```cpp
int dcp_hip_add_profile(struct dcp_hip *x, int K, float const *trans, float const *match, float const *null_cost,
                        float const *bg_cost, int *index)
{
  if (!x || !trans || !match || !null_cost || !bg_cost) return DCP_EFUNCUSE;
  if (outstanding_batches(x)) return fail(x, DCP_EFUNCUSE, "cost batches are outstanding (dcp_hip_cost_hits_begin): end them first");
  HIP_TRY(x, hipSetDevice(x->device), DCP_EFUNCUSE);
  HostProfile hp;
  int rc = describe(x, K, nullptr, hp);
  if (rc) return rc;
  int const Kp = hp.Kp;
  size_t const stride = (size_t)Kp + DCP_ROW_HDR;
  std::vector<float> buf(profile_floats(Kp), INFINITY);
  float *r = buf.data();
  float *t = r + (size_t)DCP_TABLE_SIZE * stride;
  for (int id = 0; id < DCP_NUM_TRANS; ++id) memcpy(t + (size_t)id * Kp, trans + (size_t)id * K, sizeof(float) * K);
  if (!delete_costs_ok(t, K, Kp)) return fail(x, DCP_EFUNCUSE, "negative (or NaN) delete cost: costs are -log-probabilities");
  for (int c = 0; c < DCP_TABLE_SIZE; ++c)
  {
    float *hdr = r + (size_t)c * stride;
    hdr[0] = null_cost[c];
    hdr[1] = bg_cost[c];
    hdr[2] = hdr[3] = 0.0f;
    memcpy(hdr + DCP_ROW_HDR, match + (size_t)c * K, sizeof(float) * K);
  }
  return push_profile(x, hp, buf, index);
}

int dcp_hip_add_protein(struct dcp_hip *x, int K, float const *node_trans, float const *node_emission,
                        float const *BMk, float const *null_lprob, float const *bg_lprob, int *index)
{
  if (!x || !node_trans || !node_emission || !BMk || !null_lprob || !bg_lprob) return DCP_EFUNCUSE;
  if (outstanding_batches(x)) return fail(x, DCP_EFUNCUSE, "cost batches are outstanding (dcp_hip_cost_hits_begin): end them first");
  HIP_TRY(x, hipSetDevice(x->device), DCP_EFUNCUSE);
  HostProfile hp;
  int rc = describe(x, K, nullptr, hp);
  if (rc) return rc;
  std::vector<float> buf(profile_floats(hp.Kp), INFINITY);
  float *r = buf.data();
  float *t = r + (size_t)DCP_TABLE_SIZE * ((size_t)hp.Kp + DCP_ROW_HDR);
  dcp_setup_profile(K, hp.Kp, node_trans, node_emission, BMk, null_lprob, bg_lprob, t, r);
  if (!delete_costs_ok(t, K, hp.Kp)) return fail(x, DCP_EFDATA, "positive (or NaN) delete log-probability in the protein");
  return push_profile(x, hp, buf, index);
}

int dcp_hip_load_dcp(struct dcp_hip *x, char const *path, int first, int count)
{
  if (!x || !path) return DCP_EFUNCUSE;
  if (outstanding_batches(x)) return fail(x, DCP_EFUNCUSE, "cost batches are outstanding (dcp_hip_cost_hits_begin): end them first");
  HIP_TRY(x, hipSetDevice(x->device), DCP_EFUNCUSE);
  DcpDbReader db;
  int rc = db.open(path);
  if (rc) return fail(x, rc, "cannot open database");
  int const N = db.num_proteins();
  if (first < 0 || first > N) return fail(x, DCP_EINVALPART, "first protein out of range");
  int const last = count < 0 ? N : std::min(N, first + count);
  int const n = last - first;
  if (n <= 0)
  {
    ++x->gen;
    return 0;
  }

  std::vector<HostProfile> hps((size_t)n);
  std::vector<size_t> off((size_t)n + 1, 0);
  for (int i = 0; i < n; ++i)
  {
    int K = 0;
    std::string acc;
    if ((rc = db.read_protein_head(first + i, K, acc))) return fail(x, rc, "cannot read protein");
    if ((rc = describe(x, K, acc.c_str(), hps[(size_t)i]))) return rc;
    off[(size_t)i + 1] = off[(size_t)i] + profile_floats(hps[(size_t)i].Kp);
  }
  if ((rc = ensure_pool(x, x->pool_used + off[(size_t)n]))) return rc;

  size_t chunk_floats = std::max<size_t>((size_t)64 << 20, profile_floats(DCP_MAX_CORE_SIZE));
  if (char const *e = getenv("DECIPHON_HIP_STAGE_MB"))
  {
    size_t largest = 0;
    for (int i = 0; i < n; ++i) largest = std::max(largest, off[(size_t)i + 1] - off[(size_t)i]);
    chunk_floats = std::max<size_t>(((size_t)std::max(atol(e), 1L) << 20) / sizeof(float), largest);
  }
  int chunks = 0;
  float *stage[2] = {nullptr, nullptr};
  hipEvent_t done[2] = {nullptr, nullptr};
  bool busy[2] = {false, false};
  auto cleanup = [&]() {
    (void)hipStreamSynchronize(x->stream);
    for (int b = 0; b < 2; ++b)
    {
      if (stage[b]) (void)hipHostFree(stage[b]);
      if (done[b]) (void)hipEventDestroy(done[b]);
    }
  };
  for (int b = 0; b < 2; ++b)
  {
    if (hipHostMalloc((void **)&stage[b], std::min(chunk_floats, off[(size_t)n]) * sizeof(float), hipHostMallocDefault) !=
            hipSuccess ||
        hipEventCreateWithFlags(&done[b], hipEventDisableTiming) != hipSuccess)
// ... 14 lines not shown
    }
    float *buf = stage[b];
    std::atomic<int> next_protein{i0}, bad{0};
    auto work = [&]() {
      DcpProtein p;
      for (int i = next_protein.fetch_add(1); i < i1; i = next_protein.fetch_add(1))
      {
        int r = db.read_protein(first + i, p);
        if (r || p.core_size != hps[(size_t)i].K)
        {
          int expected = 0;
          bad.compare_exchange_strong(expected, r ? r : DCP_EFDATA);
          continue;
        }
        float *rows = buf + (off[(size_t)i] - off[(size_t)i0]);
        float *trans = rows + (size_t)DCP_TABLE_SIZE * ((size_t)hps[(size_t)i].Kp + DCP_ROW_HDR);
        dcp_setup_profile(p.core_size, hps[(size_t)i].Kp, p.trans.data(), p.emission.data(), p.BMk.data(),
                          p.null_emission.data(), p.bg_emission.data(), trans, rows);
        if (!delete_costs_ok(trans, p.core_size, hps[(size_t)i].Kp))
        {
          int expected = 0;
          bad.compare_exchange_strong(expected, DCP_EFDATA);
        }
      }
    };
    {
      unsigned nthreads = std::min<unsigned>({std::max(1u, std::thread::hardware_concurrency()), 16u, (unsigned)(i1 - i0)});
      std::vector<std::thread> pool;
      for (unsigned t = 1; t < nthreads; ++t) pool.emplace_back(work);
      work();
      for (std::thread &t : pool) t.join();
    }
    if (bad)
    {
      cleanup();
      return fail(x, bad, "cannot read protein");
    }
    size_t const floats = off[(size_t)i1] - off[(size_t)i0];
    if (hipMemcpyAsync(x->d_pool.p + x->pool_used + off[(size_t)i0], buf, floats * sizeof(float), hipMemcpyHostToDevice,
                       x->stream) != hipSuccess ||
        hipEventRecord(done[b], x->stream) != hipSuccess)
    {
      cleanup();
      return fail(x, DCP_EFUNCUSE, "staging copy failed");
    }
    busy[b] = true;
// ... 29 lines not shown
{
  if (!x || i < 0 || i >= (int)x->profiles.size()) return nullptr;
  return x->profiles[(size_t)i].accession.c_str();
}

int dcp_hip_commit_profiles(struct dcp_hip *x)
{
  if (!x) return DCP_EFUNCUSE;
  if (outstanding_batches(x)) return fail(x, DCP_EFUNCUSE, "cost batches are outstanding (dcp_hip_cost_hits_begin): end them first");
  HIP_TRY(x, hipSetDevice(x->device), DCP_EFUNCUSE);
  ++x->gen;
  if (x->committed == x->profiles.size()) return 0;
  HIP_TRY(x, hipStreamSynchronize(x->stream), DCP_EFUNCUSE);
  std::vector<DcpProfileDev> dev(x->profiles.size());
  for (size_t i = 0; i < dev.size(); ++i)
  {
    HostProfile const &hp = x->profiles[i];
    dev[i].K = hp.K;
    dev[i].Kp = hp.Kp;
    dev[i].Q = hp.Q;
    dev[i].W = hp.W;
    dev[i].rows_off = hp.pool_off;
    dev[i].trans_off = dev[i].rows_off + (int64_t)DCP_TABLE_SIZE * (hp.Kp + DCP_ROW_HDR);
    dev[i].pad0 = dev[i].pad1 = 0;
  }
  HIP_TRY(x, x->d_profiles.reserve(dev.size()), DCP_ENOMEM);
  HIP_TRY(x, hipMemcpyAsync(x->d_profiles.p, dev.data(), dev.size() * sizeof(DcpProfileDev), hipMemcpyHostToDevice,
                            x->stream),
          DCP_EFUNCUSE);
  HIP_TRY(x, hipStreamSynchronize(x->stream), DCP_EFUNCUSE);
  x->committed = x->profiles.size();
  return 0;
}

void dcp_hip_clear_profiles(struct dcp_hip *x)
{
  if (!x) return;
  if (outstanding_batches(x))
  {
    (void)refuse_outstanding(x);
    return;
  }
  ++x->gen;
  x->pool_used = 0;
  x->profiles.clear();
  x->committed = 0;
}
// ... 857 lines not shown
```

deciphon_amd/csrc/host_capi.cpp:

```cpp
#include "../../include/deciphon_host.h"
#include "dcp_db.h"
#include "dcp_errors.h"
#include "host_logic.h"

#include <string.h>
#include <string>
#include <vector>

struct dcp_db
{
  DcpDbReader reader;
};

extern "C" {

int dcp_db_open(char const *path, struct dcp_db **out)
{
  if (!path || !out) return DCP_EFUNCUSE;
  dcp_db *x = new dcp_db;
  int rc = x->reader.open(path);
  if (rc)
  {
    delete x;
    *out = nullptr;
// ... 55 lines not shown
int dcp_db_read_nuclt_dist(struct dcp_db const *x, int i, float *nucltp, float *codonm, int *gencode)
{
  if (!x) return DCP_EFUNCUSE;
  DcpDecoder d;
  int rc = x->reader.read_decoder(i, d);
  if (rc) return rc;
  if (nucltp) memcpy(nucltp, d.nucltp.data(), d.nucltp.size() * sizeof(float));
  if (codonm) memcpy(codonm, d.codonm.data(), d.codonm.size() * sizeof(float));
  if (gencode) *gencode = d.gencode;
  return 0;
}

int dcp_decode_quasi_codon(float epsilon, float const *nucltp4, float const *codonm125, uint8_t const *nt, int n,
                           uint8_t codon[3])
{
  if (!nucltp4 || !codonm125 || !nt || !codon) return DCP_EFUNCUSE;
  for (int i = 0; i < n && i < 5; ++i)
    if (nt[i] > 3) return DCP_ESEQABC;
  return dcp_decode_codon(epsilon, nucltp4, codonm125, nt, n, codon) ? 0 : DCP_EDECODON;
}

char dcp_gencode_amino_of(int gencode_id, uint8_t const codon[3]) { return dcp_gencode_amino(gencode_id, codon); }

int dcp_partition_bounds_of(int n, int32_t const *core_sizes, int nparts, int balanced, int32_t *first)
{
  if (n < 0 || !first || (balanced && n > 0 && !core_sizes)) return DCP_EFUNCUSE;
  if (nparts < 1) return DCP_EZEROPART;
  dcp_partition_bounds(n, core_sizes, nparts, balanced != 0, first);
  return 0;
}

int dcp_db_read_protein(struct dcp_db const *x, int i, float *node_trans, float *node_emission, float *BMk,
                        float *null_lprob, float *bg_lprob, char *accession, char *consensus)
{
  if (!x) return DCP_EFUNCUSE;
  DcpProtein p;
  int rc = x->reader.read_protein(i, p);
  if (rc) return rc;
  if (node_trans) memcpy(node_trans, p.trans.data(), p.trans.size() * sizeof(float));
  if (node_emission) memcpy(node_emission, p.emission.data(), p.emission.size() * sizeof(float));
  if (BMk) memcpy(BMk, p.BMk.data(), p.BMk.size() * sizeof(float));
  if (null_lprob) memcpy(null_lprob, p.null_emission.data(), p.null_emission.size() * sizeof(float));
  if (bg_lprob) memcpy(bg_lprob, p.bg_emission.data(), p.bg_emission.size() * sizeof(float));
  if (accession)
  {
    strncpy(accession, p.accession.c_str(), 31);
// ... 64 lines not shown
```

deciphon_amd/csrc/host_logic.cpp:

```cpp
#include "host_logic.h"
#include "../../include/deciphon_host.h"
#include "dcp_errors.h"

#include <algorithm>
#include <initializer_list>
#include <limits.h>
#include <math.h>
#include <stdio.h>
#include <string.h>
#include <utility>

void dcp_xtrans(int seq_size, bool multi_hits, bool hmmer3_compat, float xt[DCP_NUM_XTRANS])
{
  float const L = (float)seq_size;
  float q = 0.0f;
  float log_q = -INFINITY;
  if (multi_hits)
  {
    q = 0.5f;
    log_q = (float)log(0.5);
  }
  float const denom = L + 2 + q / (1 - q);
  float const two_q = 2 + q / (1 - q);
  float const Lp1 = L + 1;
// ... 31 lines not shown
  for (int k = 0; k + 1 < K; ++k)
  {
    float const *t = node_trans + 7 * (size_t)k;
    trans[DCP_MM * Kp + k + 1] = -t[0];
    trans[DCP_MI * Kp + k] = -t[1];
    trans[DCP_MD * Kp + k + 1] = -t[2];
    trans[DCP_IM * Kp + k + 1] = -t[3];
    trans[DCP_II * Kp + k] = -t[4];
    trans[DCP_DM * Kp + k + 1] = -t[5];
    trans[DCP_DD * Kp + k + 1] = -t[6];
  }
  trans[DCP_MI * Kp + K - 1] = INFINITY;
  trans[DCP_II * Kp + K - 1] = INFINITY;
  size_t const stride = (size_t)Kp + DCP_ROW_HDR;
  for (int c = 0; c < DCP_TABLE_SIZE; ++c)
  {
    float *hdr = rows + (size_t)c * stride;
    hdr[0] = -null_lprob[c];
    hdr[1] = -bg_lprob[c];
    hdr[2] = hdr[3] = 0.0f;
    float *row = hdr + DCP_ROW_HDR;
    for (int k = 0; k < K; ++k) row[k] = -node_emission[(size_t)k * DCP_TABLE_SIZE + c];
    for (int k = K; k < Kp; ++k) row[k] = INFINITY;
  }
}

int dcp_encode_sequence(char const *data, int64_t n, uint8_t *out)
{
  enum { A, C, G, T, U, NSYM };
  int64_t count[NSYM] = {0};
  for (int64_t i = 0; i < n; ++i)
  {
    switch (data[i] & ~0x20)
    {
    case 'A': count[A]++; break;
    case 'C': count[C]++; break;
    case 'G': count[G]++; break;
    case 'T': count[T]++; break;
    case 'U': count[U]++; break;
    default: break;
    }
  }
  if (count[T] > 0 && count[U] > 0) return DCP_ENUCLTSEQTU;

  auto pick = [&](std::initializer_list<int> set) {
    int best = *set.begin();
// ... 482 lines not shown
```

deciphon_amd/csrc/host_logic.h:

```cpp
#pragma once
#include "dcp_types.h"
#include <stdint.h>
#include <string>
#include <vector>

void dcp_xtrans(int seq_size, bool multi_hits, bool hmmer3_compat, float xt[DCP_NUM_XTRANS]);

void dcp_setup_profile(int K, int Kp, float const *node_trans, float const *node_emission, float const *BMk,
                       float const *null_lprob, float const *bg_lprob, float *trans, float *rows);

int dcp_encode_sequence(char const *data, int64_t n, uint8_t *out);

int dcp_unzip(int K, int L, uint32_t const *xnodes, uint16_t const *nodes, std::vector<int32_t> &state_ids,
              std::vector<int32_t> &seqsizes);

void dcp_state_name(int state_id, char name[8]);
bool dcp_state_is_mute(int state_id);

struct DcpHit
{
  int hit_start, hit_stop;
  int begin_step, end_step;
  int last_hit_pos;
};
bool dcp_find_hit(std::vector<int32_t> const &state_ids, std::vector<int32_t> const &seqsizes, DcpHit &hit);
bool dcp_find_hit_packed(uint32_t const *steps, int n, DcpHit &hit);

struct DcpWindow
{
  int core_size, seq_size;
  int start = -1, stop = 0, idx = -1, last_hit_pos = -1;
  DcpWindow(int seq_size_, int core_size_) : core_size(core_size_), seq_size(seq_size_) {}
// ... 21 lines not shown
```

deciphon_amd/csrc/lane_ops_gpu.h:

```cpp
#pragma once
#include <hip/hip_runtime.h>
#include <stdint.h>
#include <type_traits>

#include "dcp_types.h"

#define DCP_FN __device__ __forceinline__
#define DCP_WAVE 64

typedef float lf;
typedef uint32_t lu;
typedef bool lm;

DCP_FN lf lf_splat(float x) { return x; }
DCP_FN lu lu_splat(uint32_t x) { return x; }
DCP_FN lf lmin(lf a, lf b) { return __builtin_fminf(a, b); }
DCP_FN lf lmin3(lf a, lf b, lf c) { return __builtin_fminf(__builtin_fminf(a, b), c); }
DCP_FN lm llt(lf a, lf b) { return a < b; }
DCP_FN lm llt_u(lu a, lu b) { return a < b; }
DCP_FN lm leq(lf a, lf b) { return a == b; }
DCP_FN lm lequ(lu a, lu b) { return a == b; }
DCP_FN lm land(lm a, lm b) { return a && b; }
DCP_FN lm lor(lm a, lm b) { return a || b; }
DCP_FN lm lnot(lm a) { return !a; }
// ... 499 lines not shown
  dcp_u32x2 const b = __builtin_amdgcn_raw_buffer_load_b64(r.rsrc, voff + 16u, soff, 0);
  out[0] = __uint_as_float(a.x); out[1] = __uint_as_float(a.y); out[2] = __uint_as_float(a.z);
  out[3] = __uint_as_float(a.w); out[4] = __uint_as_float(b.x); out[5] = __uint_as_float(b.y);
}
template <> DCP_FN void load_row_q<8>(RowSrc const &r, lu voff, uint32_t soff, lf (&out)[8])
{
  dcp_u32x4 const a = __builtin_amdgcn_raw_buffer_load_b128(r.rsrc, voff, soff, 0);
  dcp_u32x4 const b = __builtin_amdgcn_raw_buffer_load_b128(r.rsrc, voff + 16u, soff, 0);
  out[0] = __uint_as_float(a.x); out[1] = __uint_as_float(a.y); out[2] = __uint_as_float(a.z);
  out[3] = __uint_as_float(a.w); out[4] = __uint_as_float(b.x); out[5] = __uint_as_float(b.y);
  out[6] = __uint_as_float(b.z); out[7] = __uint_as_float(b.w);
}
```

__Work instruction__: Which of the lines above include the word "DcpWindow"? List those lines.

__Written answer__:
struct DcpWindow
  DcpWindow(int seq_size_, int core_size_) : core_size(core_size_), seq_size(seq_size_) {}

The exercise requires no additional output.